Two failure modes prompted the original change. The Stated / Inferred / Out of scope audit shape reliably produced 20+ bullets for Standard brainstorms, even when granularity rules were followed. And the Phase 0.2 fast-path routing to "announce-mode" produced a 1-sentence checkpoint for richly pre-loaded brainstorm contexts with 20+ items of scope. Both made the confirmation gate feel like rubber-stamping rather than a real checkpoint.

What changed

Phase 2.5 now has a two-stage shape:

  1. Internal three-bucket draft (Stated / Inferred / Out of scope): the agent's comprehensive thinking surface. Dissolves into requirements doc body sections when Phase 3 writes (Requirements, Key Decisions, Scope Boundaries).
  2. Chat-time scoping synthesis: shaped like what two product collaborators would confirm before writing a PRD. Prose "What we're building" plus three render-conditional sections (Key trade-offs / What's not in scope / Call outs). Each section earns its slot through a section-specific keep test; empty sections are omitted, not padded.

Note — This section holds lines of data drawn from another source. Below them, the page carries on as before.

           nb = hit ? rs >> 24 : 0u;
         } else {
           pull_group(rv, lab, t, rec0, nb);
         }
-        if constexpr (REC4) tmin8 = (t << 3) - (tmin << 3) + rv.rbias8 + (tmin8 - (tmin << 3));
-        RT rr[KP];
-        const RT* R;
-        if constexpr (REC4) R = at_byte(rv.rrec4, rec0 * 4u);
-        else if constexpr (RK == 2) R = at_byte(rv.rrec8, rec0 * 8u);
-        else if constexpr (F32) R = rv.rrec32 + rec0;
-        else R = rv.rrec + rec0;
-#pragma unroll
-        for (int m = 0; m < KP; ++m) rr[m] = R[m];
+        if constexpr (PACK) tmin8 = (t << 2) - (tmin << 2) + (rv.rbias8 >> 1) + (tmin8 - (tmin << 3));
+        else if constexpr (REC4) tmin8 = (t << 3) - (tmin << 3) + rv.rbias8 + (tmin8 - (tmin << 3));
+        if constexpr (!PACK) {
+          const RT* R;
+          if constexpr (REC4) R = at_byte(rv.rrec4, rec0 * 4u);
+          else if constexpr (RK == 2) R = at_byte(rv.rrec8, rec0 * 8u);
+          else if constexpr (F32) R = rv.rrec32 + rec0;
+          else R = rv.rrec + rec0;
+#pragma unroll
+          for (int m = 0; m < KP; ++m) rr[m] = R[m];
+        }
         uint32_t pk[KP], rw[KP];
         DT nd[KP];
         uint32_t f = kEmptyKey;
         DT b = kInf;
         uint32_t c = kEmptyKey;
-#pragma unroll
-        for (int m = 0; m < KP; ++m) {
-          pull_candidate<W>(S, rr[m], tmin8, pk[m], nd[m], rw[m]);
-          f = min(f, pk[m]);
-          b = dist_min(b, nd[m]);
-        }
-        if constexpr (F32 && !kTightSelect) {
-#pragma unroll
-          for (int m = 0; m < KP; ++m) c = min(c, pk[m] | ((b - nd[m]) & 0x80000000u));
+        if constexpr (PACK) {
+#pragma unroll
+          for (int m = 0; m < KP; ++m) {
+            const uint32_t off = min(tmin8 - (rr[m] >> 24), 4u * W);
+            rw[m] = *reinterpret_cast<const uint32_t*>(reinterpret_cast<const char*>(S.cell) + FB(off, 4 * (W + 1), 152));
+          }
+#pragma unroll
+          for (int m = 0; m < KP; ++m) pk[m] = pack_candidate(rr[m], rw[m]);
+          uint16_t f16 = (uint16_t)pk[0];
+          c = pk[0];
+#pragma unroll
+          for (int m = 1; m < KP; ++m) {
+            c = min(c, pk[m]);
+            f16 = __builtin_elementwise_min(f16, (uint16_t)pk[m]);
+          }
+          f = f16;
+          if (want_work()) {
+#pragma unroll
+            for (int m = 0; m < KP; ++m) relax += (uint32_t)__popcll(__ballot(pack_counts(pk[m])));
+          }
         } else {
 #pragma unroll
-          for (int m = 0; m < KP; ++m) c = min(c, nd[m] == b ? pk[m] : kEmptyKey);
-        }
-        if (want_work()) {
-#pragma unroll
-          for (int m = 0; m < KP; ++m) relax += (uint32_t)__popcll(__ballot(rw[m] < kPullAbsent));
+          for (int m = 0; m < KP; ++m) {
+            pull_candidate<W>(S, rr[m], tmin8, pk[m], nd[m], rw[m]);
+            f = min(f, pk[m]);
+            b = dist_min(b, nd[m]);
+          }
+          if constexpr (F32 && !kTightSelect) {
+#pragma unroll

Each bullet passes both an affirmability test (can the user evaluate this without reading code?) and a detail test (1-2 lines max, conversational not documentary). Tier-aware bullet budgets cap total bullets across sections 2-4 (Lightweight 0-1, Standard 2-4, Deep-feature 3-5, Deep-product 4-7) with re-cut on overflow rather than cap-raising.

Phase 1.3 now has an integration check before exit: combine user answers and probe any non-obvious consequences before reaching Phase 2.5, so the dialogue resolves them in flow rather than stacking them as call-outs.

The Q&A interaction rules use plain English throughout: "open-ended" instead of "prose," "unintentionally influence the user's answer" instead of "leak your priors / bias by signaling which dimensions matter."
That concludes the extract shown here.